No. 362 NAI DFA LN 85
Dublin, 15 April 1930
I am directed by the Minister to refer to your note (X.2/62) of the 8th April1 relative to the recent visit to this country of Princess Radziwill, an official in the Information Section of the Secretariat.2
The Minister is entirely in agreement with the views expressed in your note as to the procedure which ought to be adopted by the Secretary-General in connection with such missions. Princess Radziwill, who bore a personal message from Sir Eric Drummond to the League of Nations Society of Ireland which was published in extenso in the press, made several speeches in public on the work of the League. In her first speech, as reported in the Dublin press of the 27th March, she intimated that it was because the Secretary-General was very anxious to get into touch with Ireland that leave was granted by him for her visit, while in an interview she stated that the connecting links between the League Secretariat and Ireland have up to the present been practically non-existent.
Happily the speeches delivered by Princess Radziwill were for the most part couched in general terms, and contained nothing that was not in consonance with the declared policies of the Government.
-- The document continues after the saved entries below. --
@@ -56,12 +59,59 @@
              (size_t)n_vals * 4) + 15) & ~(size_t)15;
 }
 
+constexpr int HROW = 12;
+__host__ __device__ constexpr size_t htab_bytes(int npad) { return (size_t)npad * HROW * 4; }
+__device__ __forceinline__ float *htab_entry(float *htab, int npad, bool elem, int t, int i)
+{
+    return elem ? htab + (size_t)i * HROW + t : htab + (size_t)t * npad + i;
+}
+struct HtabCol {
+    float *p = nullptr;
+    int step = 0;
+    HtabCol() = default;
+    __host__ __device__ HtabCol(decltype(nullptr)) {}
+    __device__ HtabCol(float *htab, int npad, bool elem, int t) : p(htab_entry(htab, npad, elem, t, 0)), step(elem ? HROW : 1) {}
+    __device__ __forceinline__ void put(int i, float h) const { if (p) p[(size_t)i * step] = h; }
+};
+template <int T0, int GG, int G = 0>
+__device__ __forceinline__ void htab_load_row(const float *hrow, float (&h)[GG])
+{
+    static_assert(T0 >= 0 && T0 + GG <= NLAM && NLAM < HROW && HROW % 4 == 0, "a group of decade lambdas");
+    if constexpr (G < GG) {
+        constexpr int off = T0 + G, rem = GG - G;
+        if constexpr (off % 4 == 0 && (rem >= 4 || (rem == 3 && off + 4 == HROW))) {
+            const float4 v = *reinterpret_cast<const float4 *>(hrow + off);
+            h[G] = v.x; h[G + 1] = v.y; h[G + 2] = v.z;
+            if constexpr (rem >= 4) h[G + 3] = v.w;
+            htab_load_row<T0, GG, G + 4>(hrow, h);
+        } else if constexpr (off % 2 == 0 && rem >= 2) {
+            const float2 v = *reinterpret_cast<const float2 *>(hrow + off);
+            h[G] = v.x; h[G + 1] = v.y;
+            htab_load_row<T0, GG, G + 2>(hrow, h);
+        } else {
+            h[G] = hrow[off];
+            htab_load_row<T0, GG, G + 1>(hrow, h);
+        }
+    }
+}
+template <bool ELEM, int T0, int GG>
+__device__ __forceinline__ void htab_load(float *htab, int npad, int i, float (&h)[GG])
+{
+    if constexpr (ELEM) {
+        htab_load_row<T0, GG>(htab_entry(htab, npad, true, 0, i), h);
+    } else {
+#pragma unroll
+        for (int g = 0; g < GG; g++) h[g] = *htab_entry(htab, npad, false, T0 + g, i);
+    }
+}
+
 struct AssocParams {
     int n, npad, c, niter, nu, grid, rowf;
     long long p, ldx;
     const float *xr;
     const float *fixed;
     float *htab;
+    int helem;
     double *fixg;
     double *t1tab;
     float *ldHtab;
@@ -457,6 +507,49 @@
         }
     }
 }
+constexpr int SCAN_XPF = PG_SCAN_XPF;
+template <class E, class X, int XPF = SCAN_XPF, int PF = PFD, class LoadF, class LoadXF, class BodyF>
+__device__ __forceinline__ void pipelined_x(int niter, LoadF &&ld, LoadXF &&ldx, BodyF &&body)
+{
+    static_assert(XPF >= PF && XPF % PF == 0, "the x ring is a whole number of table rings deep");
+    E buf[PF];
+    X xq[XPF];
+#pragma unroll
+    for (int d = 0; d < XPF; d++) ldx(xq[d], d < niter ? d : niter - 1);
+#pragma unroll
+    for (int d = 0; d < PF; d++) ld(buf[d], d < niter ? d : niter - 1);
+    int it = 0;
+    for (; it + XPF <= niter; it += XPF) {
+#pragma unroll
+        for (int d = 0; d < XPF; d++) {
+            body(buf[d % PF], xq[d], it + d);
+            const int nt = it + d + PF, nx = it + d + XPF;
+            ld(buf[d % PF], nt < niter ? nt : niter - 1);
+            ldx(xq[d], nx < niter ? nx : niter - 1);
+        }
+    }
+#pragma unroll
+    for (int d = 0; d + 1 < XPF; d++)
+        if (it + d < niter) {
+            body(buf[d % PF], xq[d], it + d);
+            const int nt = it + d + PF;
+            if (d + PF + 1 < XPF) ld(buf[d % PF], nt < niter ? nt : niter - 1);
+        }
+}
+#ifndef PG_SCAN_RING_MAX_M
+#define PG_SCAN_RING_MAX_M 8
+#endif
+__host__ __device__ constexpr bool scan_ring(int M) { return M <= PG_SCAN_RING_MAX_M; }
+template <bool RING, class E, class X, class LoadF, class LoadXF, class BodyF>
+__device__ __forceinline__ void scan_pipelined(int niter, LoadF &&ld, LoadXF &&ldx, BodyF &&body)
+{
+    if constexpr (RING) {
+        pipelined_x<E, X>(niter, ld, ldx, body);
+    } else {
+        struct EX { E e; X x; };
+        pipelined<EX>(niter, [&](EX &q, int it) { ld(q.e, it); ldx(q.x, it); }, [&](const EX &q, int it) { body(q.e, q.x, it); });
+    }
+}
 template <int C>
 __device__ __forceinline__ void unpack_elem(const AssocParams &pr, const Elem<C> &e, int i, float &d, float (&col)[C + 2])
 {
@@ -480,7 +573,7 @@
 };
 
 template <int C, int MASK, bool HASX, class EL = WaldElem<C>>
-__device__ __forceinline__ void gram_pass(const AssocParams &pr, typename EL::Row xrow, float lam, int lane, float *htab_out,
+__device__ __forceinline__ void gram_pass(const AssocParams &pr, typename EL::Row xrow, float lam, int lane, HtabCol htab_out,
                                           double (&Po)[Shape<C>::SLOTS], double (&Qo)[Shape<C>::SLOTS], double (&Ro)[Shape<C>::SLOTS],
                                           double &t1, double &t2)
 {
@@ -497,7 +590,7 @@
         float d, colf[M];
         EL::unpack(pr, cur, i, d, colf);
         const float h = hinv_f32(lam, d);
-        if (htab_out) htab_out[i] = h;
+        htab_out.put(i, h);
         const double hd = (double)h;
         double col[M], a[M];
 #pragma unroll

But messages and public speeches read or delivered here by officials of the League might conceivably occasion embarrassment, and it is accordingly somewhat surprising that the Secretary-General did not adopt what ought to be the normal procedure, namely, that of giving you an opportunity beforehand of expressing your views regarding the mission. From the point of view of principle, the Minister takes the view that the relations between the officials of the Secretariat and the States Members of the League should be assimilated to those established in the majority of modern states between permanent civil servants and their political chiefs; and it is not proper, without the express approval of the Minister, that a permanent official of the League Secretariat should enjoy, in the area of the Irish Free State, any latitude of public utterance which the Government does not allow to its own permanent officials.
I am to add, however, that Princess Radziwill met with a very cordial reception here. She created a very favourable impression everywhere she went and her speeches aroused a considerable amount of interest in the League and its activities. You might mention this when you are speaking to the Secretary-General in the sense indicated in the last paragraph of your note.
Princess Radziwill stated (see Irish Independent 28/3/30) that eighteen different nationalities are represented on the Secretariat of the League and that 'each member is supposed to work in connection with his or her own country and certain other countries'. Perhaps you can state what precisely is the practice in this respect, and on what authority it rests. Can you say whether in connection with such visits to other countries the Secretary-General makes any communication in any way to the governments of the countries concerned?
It is desired that in any discreet enquiries you may make in this matter nothing should be said which might be taken as a reflection of any kind on Princess Radziwill, who, as already indicated, seems to have impressed everybody most favourably. The continuance of the work to which she referred in her statement as reported in the 'Independent' of the 28th March would, of course, be entirely unobjectionable.